# DirectTv



## Nosteele (Aug 13, 2003)

I was thinking about purchasing a E* PVR 721 because I like the dual tuner allowing me the function of recording two programs at one time. I was also considering the PVR 721 because I already have DishNet service at home and in my RV.

I am now rethinking this because I have an existing TiVo Series2 Digital Video Recorder that I was using with cable. Although it does not have a dual tuner, it is bought and paid for, along with a lifetime subscription. I also have an additional HD that can be installed to extend the recording time. So far the positives outweigh the negative of no dual tuner. Can anyone tell me what the flaws may be in this plan that I might have missed?

Since I have no plans to drop E* (specifically because of the investment in equipment and RV usage) I now need to find out what is the cheapest way I can add DirecTv service to my house.
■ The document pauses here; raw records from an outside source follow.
@@ -75,14 +77,24 @@
   }
 }
 
-template <int BN, int STAGES, int EW, int MODE>
-__global__ void __launch_bounds__(32 + 32 * EW, 1) igemm_kernel(const __grid_constant__ IgemmParams p) {
+__host__ __device__ constexpr int igemm_threads(int mode, int ew) { return mode >= 3 ? 32 * ew + 128 : 32 * ew + 32; }
+__host__ __device__ constexpr bool igemm_sched_ok(int bn, int mode, int sched) {
+  return sched == 0 ? !((mode == 4 || mode == 6) && bn == 128) : (mode >= 3 && bn <= 160);
+}
+constexpr int kProducerRegs = 40, kConsumerRegs = 232;
+
+template <int BN, int STAGES, int EW, int MODE, int SCHED>
+__global__ void __launch_bounds__(igemm_threads(MODE, EW), 1) igemm_kernel(const __grid_constant__ IgemmParams p) {
   constexpr bool kTmaEpi = MODE >= 3;
   constexpr bool kGegluEpi = MODE == 4 || MODE == 6;
   constexpr bool kLnIn = MODE == 5 || MODE == 6;
   constexpr bool kStatsOut = MODE == 7;
+  static_assert(igemm_sched_ok(BN, MODE, SCHED), "ping-pong needs a TMA-store epilogue and BN <= 160; GEGLU at BN 128 needs it");
+  constexpr bool kPP = SCHED == 1;
+  constexpr int kSlabs = kPP ? 2 : 1;
+  constexpr bool kGeglu128 = kGegluEpi && BN == 128;
+  constexpr int kTabFloats = (kLnIn ? 2 : 1) * BN;
   constexpr int kNumEpiWarps = EW;
-  constexpr int kNumEpiThreads = EW * 32;
   constexpr int kWPQ = EW / 4;
   static_assert(EW == 8, "two consumer warpgroups of 64 rows each");
   constexpr uint32_t kBBytes = BN * kBlockK * 2;
@@ -103,17 +115,22 @@
   uint64_t* full_bar = reinterpret_cast<uint64_t*>(smem + kRegion + EW * 4096);
   uint64_t* empty_bar = full_bar + STAGES;
   uint64_t* acc_free = empty_bar + STAGES;
-  float* sbias = reinterpret_cast<float*>(acc_free + 2);
+  const int warp = threadIdx.x >> 5;
+  const int lane = threadIdx.x & 31;
+  const int wg = warp >> 2;
+  float* stab = reinterpret_cast<float*>(acc_free + 2);
+  float* sbias = stab + ((kPP && wg < 2) ? wg * kTabFloats : 0);
   float* slnx = sbias + BN;
   const uint32_t sbias_s = smem_u32(sbias), slnx_s = smem_u32(slnx);
   (void)slnx_s;
   if constexpr (kLnIn) {
-    if (reinterpret_cast<uint8_t*>(slnx + BN) > smem_raw + p.smem_bytes) __trap();
-  }
-  auto epi_bar_sync = [] { asm volatile("bar.sync 1, %0;" ::"n"(EW * 32) : "memory"); };
-
-  const int warp = threadIdx.x >> 5;
-  const int lane = threadIdx.x & 31;
+    if (reinterpret_cast<uint8_t*>(stab + kSlabs * kTabFloats) > smem_raw + p.smem_bytes) __trap();
+  }
+  auto epi_bar_sync = [&] {
+    if constexpr (kPP) named_bar_sync(2 + wg, 128);
+    else named_bar_sync(1, EW * 32);
+  };
+  const int tab_tid = kPP ? (threadIdx.x & 127) : static_cast<int>(threadIdx.x), tab_threads = kPP ? 128 : EW * 32;
 
   if (warp == EW && lane == 0) {
     for (int i = 0; i < kMaxA; ++i) tma_prefetch_desc(&p.tmA[i]);
@@ -123,7 +140,7 @@
   if (threadIdx.x == 0) {
     for (int s = 0; s < STAGES; ++s) {
       mbar_init(&full_bar[s], 1);
-      mbar_init(&empty_bar[s], kNumEpiWarps);
+      mbar_init(&empty_bar[s], kPP ? 4 : kNumEpiWarps);
     }
     mbar_init(acc_free, kNumEpiWarps);
     fence_barrier_init();
@@ -140,8 +157,9 @@
   const int t_first = p.chunked ? cta_id * per_cta : cta_id, t_step = p.chunked ? 1 : n_ctas;
   const int t_end = p.chunked ? min(num_tiles, t_first + per_cta) : num_tiles;
 
-  if (warp == EW) {
-    if (lane == 0) {
+  if (warp >= EW) {
+    if constexpr (kTmaEpi) setmaxnreg_dec<kProducerRegs>();
+    if (warp == EW && lane == 0) {
       uint32_t stage = 0, phase = 0;
       const bool flat = (p.tilesH == 1) && (p.tilesB == 1);
       const int step_m = t_step % unitsM, step_r = t_step / unitsM;
@@ -181,7 +199,13 @@
             mbar_arrive_expect_tx(&full_bar[stage], kStageBytes);
             tma_load_4d(smemA + stage * kABytes, &p.tmA[sg.tmap], &full_bar[stage],
                         sg.c0 + j * kBlockK, w0 + sg.dw, h0 + sg.dh, b0);
-            tma_load_2d(smemB + stage * kBBytes, &p.tmB, &full_bar[stage], kb * kBlockK, n0);
+            if constexpr (kGeglu128) {
+              const int nv = 256 * (n_idx >> 1) + 64 * (n_idx & 1);
+              tma_load_2d(smemB + stage * kBBytes, &p.tmB, &full_bar[stage], kb * kBlockK, nv);
+              tma_load_2d(smemB + stage * kBBytes + 64 * 128, &p.tmB, &full_bar[stage], kb * kBlockK, nv + 128);
+            } else {
+              tma_load_2d(smemB + stage * kBBytes, &p.tmB, &full_bar[stage], kb * kBlockK, n0);
+            }
             if (++stage == STAGES) { stage = 0; phase ^= 1; }
           }
           if (kb >= kb_end) break;
@@ -189,6 +213,7 @@
       }
     }
   } else {
+    if constexpr (kTmaEpi) setmaxnreg_inc<kConsumerRegs>();
     const int quarter = warp & 3;
     const int half = warp >> 2;
     const int r = quarter * 32 + lane;
@@ -204,19 +229,30 @@
       }
     };
     uint32_t ml_stage = 0, ml_phase = 0;
-    float acc[BN / 2];
-    auto mainloop = [&](int kb_begin, int kb_end) {
+    float acc[kSlabs][BN / 2];
+    auto mainloop = [&](int kb_begin, int kb_end, int it, bool hand_off) {
       const int g = warp >> 2;
 #pragma unroll
-      for (int i = 0; i < BN / 2; ++i) acc[i] = 0.f;
+      for (int s = 0; s < kSlabs; ++s)
+#pragma unroll
+        for (int i = 0; i < BN / 2; ++i) acc[s][i] = 0.f;
+      if constexpr (kPP) {
+        const int pos = it * p.kb_total;
+        ml_stage = static_cast<uint32_t>(pos % STAGES);
+        ml_phase = static_cast<uint32_t>((pos / STAGES) & 1);
+        if (it > 0) named_bar_sync(4 + g, 256);
+      }
       uint32_t prev = 0;
       for (int kb = kb_begin; kb < kb_end; ++kb) {
         mbar_wait(&full_bar[ml_stage], ml_phase);
         wgmma_fence();
-        const uint64_t adesc = make_desc_sw128(smem_u32(smemA + ml_stage * kABytes + g * (64 * 128)));
+        const uint32_t a_s = smem_u32(smemA + ml_stage * kABytes + (kPP ? 0 : g * (64 * 128)));
         const uint64_t bdesc = make_desc_sw128(smem_u32(smemB + ml_stage * kBBytes));
 #pragma unroll
-        for (int k = 0; k < kBlockK / 16; ++k) wgmma_ss<BN>(acc, adesc + 2 * k, bdesc + 2 * k, (kb > kb_begin || k > 0) ? 1u : 0u);
+        for (int k = 0; k < kBlockK / 16; ++k)
+#pragma unroll
+          for (int s = 0; s < kSlabs; ++s)
+            wgmma_ss<BN>(acc[s], make_desc_sw128(a_s + s * (64 * 128)) + 2 * k, bdesc + 2 * k, (kb > kb_begin || k > 0) ? 1u : 0u);
         wgmma_commit();
         if (kb > kb_begin) {
           wgmma_wait<1>();
@@ -226,8 +262,12 @@
         prev = ml_stage;
         if (++ml_stage == STAGES) { ml_stage = 0; ml_phase ^= 1; }
       }
+      if constexpr (kPP) {
+        if (hand_off) named_bar_arrive(4 + (g ^ 1), 256);
+      }
       wgmma_wait<0>();
-      wgmma_fence_regs(acc);
+#pragma unroll
+      for (int s = 0; s < kSlabs; ++s) wgmma_fence_regs(acc[s]);
       __syncwarp();
       if (lane == 0 && kb_end > kb_begin) mbar_arrive(&empty_bar[prev]);
       if constexpr (!kTmaEpi) {
@@ -235,8 +275,8 @@
         float* srow = sacc + (g * 64 + (warp & 3) * 16 + (lane >> 2)) * kAccStride + 2 * (lane & 3);
 #pragma unroll
         for (int j = 0; j < BN / 8; ++j) {
-          *reinterpret_cast<float2*>(srow + 8 * j) = make_float2(acc[4 * j], acc[4 * j + 1]);
-          *reinterpret_cast<float2*>(srow + 8 * kAccStride + 8 * j) = make_float2(acc[4 * j + 2], acc[4 * j + 3]);
+          *reinterpret_cast<float2*>(srow + 8 * j) = make_float2(acc[0][4 * j], acc[0][4 * j + 1]);
+          *reinterpret_cast<float2*>(srow + 8 * kAccStride + 8 * j) = make_float2(acc[0][4 * j + 2], acc[0][4 * j + 3]);
         }
         epi_bar_sync();
       }
@@ -266,17 +306,14 @@
     int unit_m = t_first % unitsM, rest = t_first / unitsM;
     const int nf_step_n = p.nfast ? t_step % p.tilesN : 0, nf_step_m = p.nfast ? t_step / p.tilesN : 0;
     int nf_n = p.nfast ? t_first % p.tilesN : 0, nf_m = p.nfast ? t_first / p.tilesN : 0;
-    const int e_row0 = (warp >> 2) * 64 + (warp & 3) * 16;
-    int e_tw[2], e_th[2], e_tb[2];
-#pragma unroll
-    for (int h = 0; h < 2; ++h) {
-      const int er = e_row0 + (lane >> 2) + 8 * h;
-      e_tw[h] = er % p.TW; e_th[h] = (er / p.TW) % p.TH; e_tb[h] = er / (p.TW * p.TH);
-    }
+    int e_row0[kSlabs];
+#pragma unroll
+    for (int sl = 0; sl < kSlabs; ++sl) e_row0[sl] = (kPP ? sl : (warp >> 2)) * 64 + (warp & 3) * 16;
     constexpr int kLnPre = 8;
-    float2 ln_pre[kLnIn ? kLnPre : 1];
+    constexpr bool kLnPrefetch = kLnIn && !kPP;
+    float2 ln_pre[kLnPrefetch ? kLnPre : 1];
     auto ln_prefetch = [&](int row) {
-      if constexpr (kLnIn) {
+      if constexpr (kLnPrefetch) {
         const bool ok = row < p.Wo;
         const int i0 = (lane >> 4) * kLnPre;
 #pragma unroll
@@ -286,8 +323,8 @@
                           : make_float2(0.f, 0.f);
       }
     };
-    if constexpr (kLnIn) {
-      if (!p.ln_on_cols && p.ln_parts <= 2 * kLnPre && t_first < t_end) ln_prefetch((t_first % unitsM) * kBlockM + e_row0 + (lane & 15));
+    if constexpr (kLnPrefetch) {
+      if (!p.ln_on_cols && p.ln_parts <= 2 * kLnPre && t_first < t_end) ln_prefetch((t_first % unitsM) * kBlockM + e_row0[0] + (lane & 15));
     }
     for (int t = t_first; t < t_end; t += t_step, ++it) {
       const int m_idx = p.nfast ? nf_m : unit_m;
@@ -304,6 +341,7 @@
       }
       unit_m += step_m; rest += step_r;
       if (unit_m >= unitsM) { unit_m -= unitsM; ++rest; }
+      if (kPP && (it & 1) != wg) continue;
       const int w = wt * p.TW + tw, h = ht * p.TH + th, b = bt * p.TB + tb;
       const bool row_ok = (w < p.Wo) && (h < p.Ho) && (b < p.Bo);
       const int gp = (b * p.Ho + h) * p.Wo + w;
@@ -325,12 +363,13 @@
       const bool bias_uniform = (MODE != 0) ? (p.bias != nullptr)
                                             : (p.bias && p.ksplit == 1 &&
                                                (p.bias_bstride == 0 || gp_first / p.rows_per_batch == gp_last / p.rows_per_batch));
+      auto tab_col = [&](int i) { return kGeglu128 ? 256 * (n_idx >> 1) + 64 * (n_idx & 1) + (i < 64 ? i : i + 64) : n0 + i; };
       if constexpr (kLnIn) {
         const float* key = reinterpret_cast<const float*>(static_cast<uintptr_t>(n0) + 1);
         if (key != sbias_src) {
           epi_bar_sync();
-          for (int i = threadIdx.x; i < BN; i += kNumEpiThreads) {
-            const int n = n0 + i;
+          for (int i = tab_tid; i < BN; i += tab_threads) {
+            const int n = tab_col(i);
             float a = 0.f, b = 0.f;
             if (n < p.N) {
               if (p.ln_on_cols) {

I am looking for the best deal to bring basic service to be used with the current TiVo Series2 Recorder that I own: what is the best offer I can find that will provide the receiver and antenna along with the basic package.

Can someone steer me into the right direction? 

So glad I found this forum!

Thanks in advance!


----------



## dishrich (Apr 23, 2002)

What prog package were you planning on adding on your D* account?
You ARE aware that the minimum level of service on all new D* accounts is TC, at $34 a month...


----------



## Nosteele (Aug 13, 2003)

dishrich said:


> What prog package were you planning on adding on your D* account?
> You ARE aware that the minimum level of service on all new D* accounts is TC, at $34 a month...


Yeah, I am thinking of either TC or TC+. Seems that it comes down to whether my existing TiVo using D* is worth the extra long term expense over the E* that I would purchase right out.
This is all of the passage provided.